Intellectual Property – Community Trade Mark – European Communities Court – Intervener - Taking Advantage of Reputation of Earlier Mark

This was a case before the Court of First Instance of the European Communities (‘Court of First Instance’) (First Chamber) between  Aktieselskabet af 21 November 2001 v Office for Harmonisation in the Internal Market (Trade Marks and Designs) (Case T-477/04) [February 2007].

The applicant applied to the Office for Harmonisation in the Internal Market (‘OHIM) for a Community Trade Mark (‘CTM’) for the mark ‘TDK’ in respect of clothing, footwear and headgear. The intervener opposed the application on the grounds of the existence of an earlier Community Trade Mark as well as 35 earlier national trade marks which were registered in respect of class 9 (apparatus for recording transmission or reproduction of sound or images).

The earlier marks were a combination of the word mark TDK or the word and a figurative mark. OHIM upheld the opposition on the basis of art 8(5) of Council Regulation (EC) 40/94 and refused the CTM application. The applicant appealed and the Board of Appeal of OHIM, dismissed the appeal.

The applicant then applied to the Court of First Instance for the annulment of this decision. The Court of First Instance had to consider whether the earlier marks had enjoyed a reputation and whether the use of the mark in question would take unfair advantage of the distinctive character or the reputation of the earlier marks.

The court held:

§             ‘…Whilst art 8(5) of the regulation did not define ‘reputation’, in order to satisfy the requirement of reputation, the earlier national mark had to be known to a significant part of the public concerned by the goods or services covered by that trade mark. In examining that condition, it was necessary to take into consideration all the relevant facts of the case, in particular:-

o       the market share held by the mark

o       the intensity

o       the geographical extent and duration of its use; and

o       the size of the investment made by the undertaking promoting it.

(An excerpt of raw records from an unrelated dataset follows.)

## Fuse RoPE, KV-cache write and pad zeroing into paged prefill attention

Adds a paged prefill attention kernel that reads Q/K/V straight from the QKV projection output. It applies RoPE in registers, takes the new-token K/V from the activations rather than the cache, and writes the rotated K and the V into the paged cache from the first q-tile. Extra grid slices zero the padding rows, so a separate rope_kv_write kernel and a zero_ launch are no longer needed per prefill layer. The cost is a much more complex kernel: the KV-cache write is serialised in qt==0 workgroups, and the partial-tile/DPP V-transpose paths are easy to get wrong.

```diff
diff --git a/ai_agent_kubectl_amd/csrc/attention.hip b/ai_agent_kubectl_amd/csrc/attention.hip
--- a/ai_agent_kubectl_amd/csrc/attention.hip
+++ b/ai_agent_kubectl_amd/csrc/attention.hip
@@ -1,4 +1,6 @@
 #include "common.h"
+
+#include <algorithm>
 
 #define HD 128
 #define KBS 16
@@ -702,3 +704,360 @@
                      scale_log2);
   KA_CHECK_LAUNCH();
 }
+
+struct PrefillFuse {
+  const bf16_t* qkv;
+  const int* positions;
+  const float* cos_sin;
+  const int* slot_mapping;
+  bf16_t* k_cache;
+  bf16_t* v_cache;
+  int num_seqs;
+  int num_tokens;
+  int total_tokens;
+};
+
+KA_DEV void rope8(const uint4& a, const uint4& b, const float4& c0, const float4& c1, const float4& s0,
+                  const float4& s1, uint4& r1, uint4& r2) {
+  const uint32_t aw[4] = {a.x, a.y, a.z, a.w}, bw[4] = {b.x, b.y, b.z, b.w};
+  const float cc[8] = {c0.x, c0.y, c0.z, c0.w, c1.x, c1.y, c1.z, c1.w};
+  const float ss[8] = {s0.x, s0.y, s0.z, s0.w, s1.x, s1.y, s1.z, s1.w};
+  uint32_t o1[4], o2[4];
+  {
+#pragma clang fp contract(off)
+#pragma unroll
+    for (int k = 0; k < 4; ++k) {
+      const float xa0 = lo_f(aw[k]), xa1 = hi_f(aw[k]), xb0 = lo_f(bw[k]), xb1 = hi_f(bw[k]);
+      const float n0 = xb0 * ss[2 * k], n1 = xb1 * ss[2 * k + 1], p0 = xa0 * ss[2 * k], p1 = xa1 * ss[2 * k + 1];
+      o1[k] = pack2(__builtin_fmaf(xa0, cc[2 * k], -n0), __builtin_fmaf(xa1, cc[2 * k + 1], -n1));
+      o2[k] = pack2(__builtin_fmaf(xb0, cc[2 * k], p0), __builtin_fmaf(xb1, cc[2 * k + 1], p1));
+    }
+  }
+  r1 = make_uint4(o1[0], o1[1], o1[2], o1[3]);
+  r2 = make_uint4(o2[0], o2[1], o2[2], o2[3]);
+}
+
+KA_DEV uint4 rope_chunk(const uint4& own, const uint4& partner, int ch, const float4& c0, const float4& c1,
+                        const float4& s0, const float4& s1) {
+  const bool first = ch < 8;
+  uint4 r1, r2;
+  rope8(first ? own : partner, first ? partner : own, c0, c1, s0, s1, r1, r2);
+  return first ? r1 : r2;
+}
+
+KA_DEV uint32_t bf16_elem(const uint4& v, int k) {
+  const uint32_t w = (k >> 1) == 0 ? v.x : (k >> 1) == 1 ? v.y : (k >> 1) == 2 ? v.z : v.w;
+  return (k & 1) ? w >> 16 : w & 0xffffu;
+}
+
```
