typedef enum sd_attention_impl {
  SD_ATTN_ORIGINAL = 0,
  SD_ATTN_SPLIT_EINSUM = 1,
  SD_ATTN_SPLIT_EINSUM_V2 = 2
// ... 154 lines not shown
                      const void* res, void* out, int B, int Cin, int C1, int H, int W, int Cout, int ksize, int upsample, int nw,
                      int* plan_out, int iters, float* ms);
int sd_op_w8a8_pack(const int8_t* wq, int Cout, int Ctot, int ksize, int8_t* stream, size_t* bytes);
int sd_op_conv2d_w8a8_halo(const void* x, const void* x1, const int8_t* wq, const float* w_scale, float act_absmax, const float* bias,
                           const float* temb, const void* res, void* out, int B, int Cin, int C1, int H, int W, int Cout, int upsample,
                           int staging, int splitk, int* plan_out, int iters, float* ms);
int sd_op_w8a8_pack_halo(const int8_t* wq, int Cout, int Ctot, int8_t* packed, size_t* bytes);
int sd_op_subpixel_fold(const void* w, int w_f32, int Cout, int Cin, void* folded, size_t* halves);
int sd_op_subpixel_refusal(int ksize, int stride, int up, int C0, int C1, int N, int B, int Hi, int Wi, int out_mode, char* text, int text_bytes);
int sd_op_conv2d_subpixel(const void* x, const void* w, const float* bias, const void* res, void* out, int B, int Cin, int H, int W, int Cout,
                          int splitk, int staging, int* plan_out, int iters, float* ms);
int sd_op_gemm_w8a8(const void* x, const int8_t* wq, const float* w_scale, float act_absmax, const float* bias, const void* res, void* out, int B,
                    int Cin, int H, int W, int Cout, int bm, int* plan_out, int iters, float* ms);
int sd_op_w8a8_pack_gemm(const int8_t* wq, int Cout, int K, int8_t* packed, size_t* bytes);
int sd_op_layernorm_q8(const void* x, const float* ln_weight, const float* ln_bias, float act_absmax, float eps, int8_t* xq, int M, int C,
                       int iters, float* ms);
int sd_op_geglu_w8a8(const int8_t* xq, const int8_t* wq, const float* w_scale, float act_absmax, const float* bias, void* out, int M, int C,
                     int N2, int bm, int* plan_out, int iters, float* ms);
int sd_op_w8a8_pack_geglu(const int8_t* wq, int N2, int K, int8_t* packed, size_t* bytes);
int sd_op_qkv_w8a8(const int8_t* xq, const int8_t* wq, const float* w_scale, float act_absmax, const float* bias, void* out_qk, void* out_vt,
                   int B, int HW, int C, float q_scale, int vt_perm, int bm, int* plan_out, int iters, float* ms);
int sd_op_w8a8_pack_qkv(const int8_t* wq, int C, int8_t* packed, size_t* bytes);
int sd_op_quantize_weight(const float* w, int Cout, size_t per_row, int8_t* q, float* w_scale, double* sq_err);
int sd_op_absmax(const void* x, size_t n, float* absmax);
int sd_op_gemm_palettized(const void* x, const void* lut, int nbits, const uint8_t* indices, const float* bias, const void* res, void* out,
                          int B, int Cin, int H, int W, int Cout, int bm, int* plan_out, int iters, float* ms);
int sd_op_palette_pack_gemm(const uint8_t* indices, int Cout, int K, int nbits, uint8_t* stream, size_t* bytes);
int sd_op_geglu_palettized(const void* x, const float* ln_weight, const float* ln_bias, const void* lut, int nbits, const uint8_t* indices,
                           const float* bias, void* out, int M, int C, int N2, float eps, int bm, int* plan_out, int iters, float* ms);
int sd_op_palette_pack_geglu(const uint8_t* indices, int N2, int K, int nbits, uint8_t* stream, size_t* bytes);
int sd_op_conv2d_groupnorm(const void* x, const void* w, const float* bias, const void* res, const float* gn_weight,
                           const float* gn_bias, void* conv_out, void* out, int B, int Cin, int H, int W, int Cout, int ksize,
                           int groups, float eps, int silu, int tile, int producer_stats, int* entries, int iters, float* ms);
int sd_op_conv2d_groupnorm_proj(const void* x, const void* w, const float* bias, const void* res, const float* gn_weight,
                                const float* gn_bias, const void* proj_w, const float* proj_bias, void* conv_out, void* out, int B,
                                int Cin, int H, int W, int Cout, int ksize, int Nproj, int groups, float eps, int fold, int tile,
                                int* entries, int iters, float* ms);
int sd_op_conv2d_groupnorm_conv3x3(const void* x, const void* w, const float* bias, const void* res, const float* gn_weight,
                                   const float* gn_bias, const void* w2, const float* bias2, const void* res2, void* conv_out, void* out,
                                   int B, int Cin, int H, int W, int Cout, int ksize, int N2, int groups, float eps, int silu, int fold,
                                   int tile, int staging2, int* entries, int iters, float* ms);
int sd_op_ffn_out_proj(const void* g, const void* w1, const float* b1, const void* res1, const void* w2, const float* b2, const void* res2,
                       void* out, float* gn_sums, int B, int C, int S, int groups, int fused, int iters, float* ms);
int sd_op_fold_linear(const void* wp, const float* bp, const void* w2, const float* b2, void* wm_out, float* bm_out, int N, int J, int K);
int sd_op_cross_attention_fused(const void* x, const float* ln_weight, const float* ln_bias, const void* wq, const void* k,
                                const void* v, void* out, int B, int heads, int Sq, int Sk, float eps, int nst, int iters,
                                float* ms);
int sd_op_cross_attention_block(const void* x, const float* ln_weight, const float* ln_bias, const void* wq, const void* k, const void* v,
                                const void* wo, const float* bo, const void* a1, const void* wo1, const float* bo1, void* out, int B, int heads,
                                int Sq, int Sk, float eps, int fused, int iters, float* ms);
int sd_op_geglu(const void* x, const void* w, const float* bias, void* out, int M, int C, int N2, int iters, float* ms);
int sd_op_geglu_ln(const void* x, const float* ln_weight, const float* ln_bias, const void* w, const float* bias, void* out, int M, int C,
                   int N2, float eps, int kernel, int iters, float* ms);
int sd_op_qkv_ln(const void* x, const float* ln_weight, const float* ln_bias, const void* w, void* out_qk, void* out_vt, int B, int HW, int C,
                 float eps, float q_scale, int vt_perm, int kernel, int iters, float* ms);
int sd_op_gn_proj_qkv(const void* x_in, const void* conv_w, const float* gn_weight, const float* gn_bias, const void* proj_w,
                      const float* proj_bias, const float* ln_weight, const float* ln_bias, const void* wqkv, void* out_h, void* out_qk,
                      void* out_vt, int B, int H, int W, int C, int groups, float gn_eps, float ln_eps, float q_scale, int vt_perm, int fused,
                      int* entries, int iters, float* ms);
int sd_op_timestep_embedding(const float* t, float* out, int n, int dim, int flip_sin_to_cos, float freq_shift);
int sd_op_posterior_noise(const float* moments, const float* eps, const float* noise, float* out, int Cz, int h, int w, int n_images,
                          float scale_factor, float sa, float sb, int iters, float* ms);
int sd_op_sched_step(const float* noise_pred, float* latents, float* hist, const float* coef, const float* pred, const float* step_noise,
                     float guidance, int cfg, int history, int n_images, int n, float* denoised, int* step_after);
int sd_op_conv_plan(int ksize, int stride, int up, int C0, int C1, int N, int B, int Ho, int Wo, int out_mode, int flags, int n_trans,
                    int n_twins, int gnf_groups, int tile, int staging, int splitk, int copies, int* plan, unsigned long long* workspace_bytes);
int sd_op_conv_plan_kernel(int ksize, int stride, int up, int C0, int C1, int N, int B, int Ho, int Wo, int out_mode, int flags, int n_trans,
                           int n_twins, int gnf_groups, int tile, int staging, int splitk, int copies, char* text, int text_bytes);
int sd_numpy_randn(uint32_t seed, double* out, size_t n);
int sd_torch_randn(uint32_t seed, double* out, size_t n);
int sd_philox_randn(uint64_t seed, uint32_t offset, double* out, size_t n);
int sd_calibrate(int device, float* out9);
int sd_selftest_mfma(void);

typedef struct sd_safety_checker_config {
  int32_t batch, image_size , patch_size , hidden_size, intermediate_size,
          num_hidden_layers, num_attention_heads, projection_dim, num_concepts ,
          num_special , hidden_act ;
  float layer_norm_eps;
  int32_t use_graph;
} sd_safety_checker_config;
typedef struct sd_safety_checker sd_safety_checker;
int sd_safety_checker_create(const sd_safety_checker_config* cfg, const sd_weights* w, int device, sd_safety_checker** out);
void sd_safety_checker_destroy(sd_safety_checker* c);
size_t sd_safety_checker_device_bytes(const sd_safety_checker* c);
int sd_safety_checker_run(sd_safety_checker* c, const void* clip_input, float adjustment, float* has_nsfw,
                          float* concept_scores, float* image_embeds, float* last_hidden_state, int flags);
float sd_safety_checker_last_ms(const sd_safety_checker* c);
int sd_op_vit_attention(const void* qkv, void* out, int B, int S, int heads, int d, int iters, float* ms);
int sd_op_safety_head(const float* image_embeds, const float* concept_embeds, const float* special_embeds,
                      const float* concept_w, const float* special_w, float adjustment, int B, int P,
                      int n_concepts, int n_special, float* has_nsfw, float* concept_scores);

typedef struct sd_image_post {
  int32_t resize_h, resize_w;
  float image_mean[3], image_std[3];
} sd_image_post;
int sd_vae_decode_images(sd_unet* vae, const void* z, sd_dtype z_dtype, float* image, uint8_t* rgb8, sd_safety_checker* checker,
                         const sd_image_post* post, float adjustment, float* has_nsfw, float* concept_scores, int flags);
int sd_op_resample_coeffs(int in_size, int out_size, int* ksize, int32_t* bounds, int32_t* coeffs);
int sd_op_image_rgb8(const float* image, uint8_t* rgb8, int B, int H, int W, int iters, float* ms);
int sd_op_clip_input(const uint8_t* rgb8, void* clip_input, int B, int H, int W, int rh, int rw, int S, const float* mean3,
                     const float* std3, int iters, float* ms);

§             The …decision had correctly set out the criteria for the purposes of assessing reputation within the meaning of art 8(5) of the regulation and the Board had not committed any error in assessing evidence put forward by the intervener for the purposes of establishing the reputation of the earlier marks.

§             Having regard to all that material, the …decision had to be upheld in respect of its finding of reputation. The intervener had established the nature, duration and scope of its commercial activities as regards the production, marketing, sponsorship and advertising of the earlier marks in question. The evidence supported the Board’s finding that the earlier marks satisfied the criteria laid down in the case-law in respect of reputation, namely, that they were known by a substantial part of the public. General Motors [1999] ECR I-5421 considered.

§             The Board of Appeal was not required to establish actual and present harm to an earlier mark, but rather it had simply to have available to it prima facie evidence of a future risk…

§             The concept of taking unfair advantage of the distinctive character of the reputation of the earlier mark had to be understood as encompassing instances where there was clear exploitation and free-riding on the coat-tails of a famous mark or an attempt to trade upon its reputation. The stronger the earlier mark’s distinctive character and reputation, the easier it would be to accept that detriment had been caused to it.

§             In the instant case, the intervener had established the reputation of its earlier marks, which had an enhanced distinctive character by reason of the reputation attached to them.

§             In the circumstances, the Board had been entitled to take the view on the evidence that were the mark applied for to be used by the applicant on sporting clothing (a possibility that could not be ruled out), such use would lead to the perception that clothing was manufactured by, or under licence from, the intervener.

§             That in itself was sufficient to constitute prima facie evidence of future risk, which was not hypothetical, of the taking of unfair advantage by the applicant of the reputation of the earlier marks.’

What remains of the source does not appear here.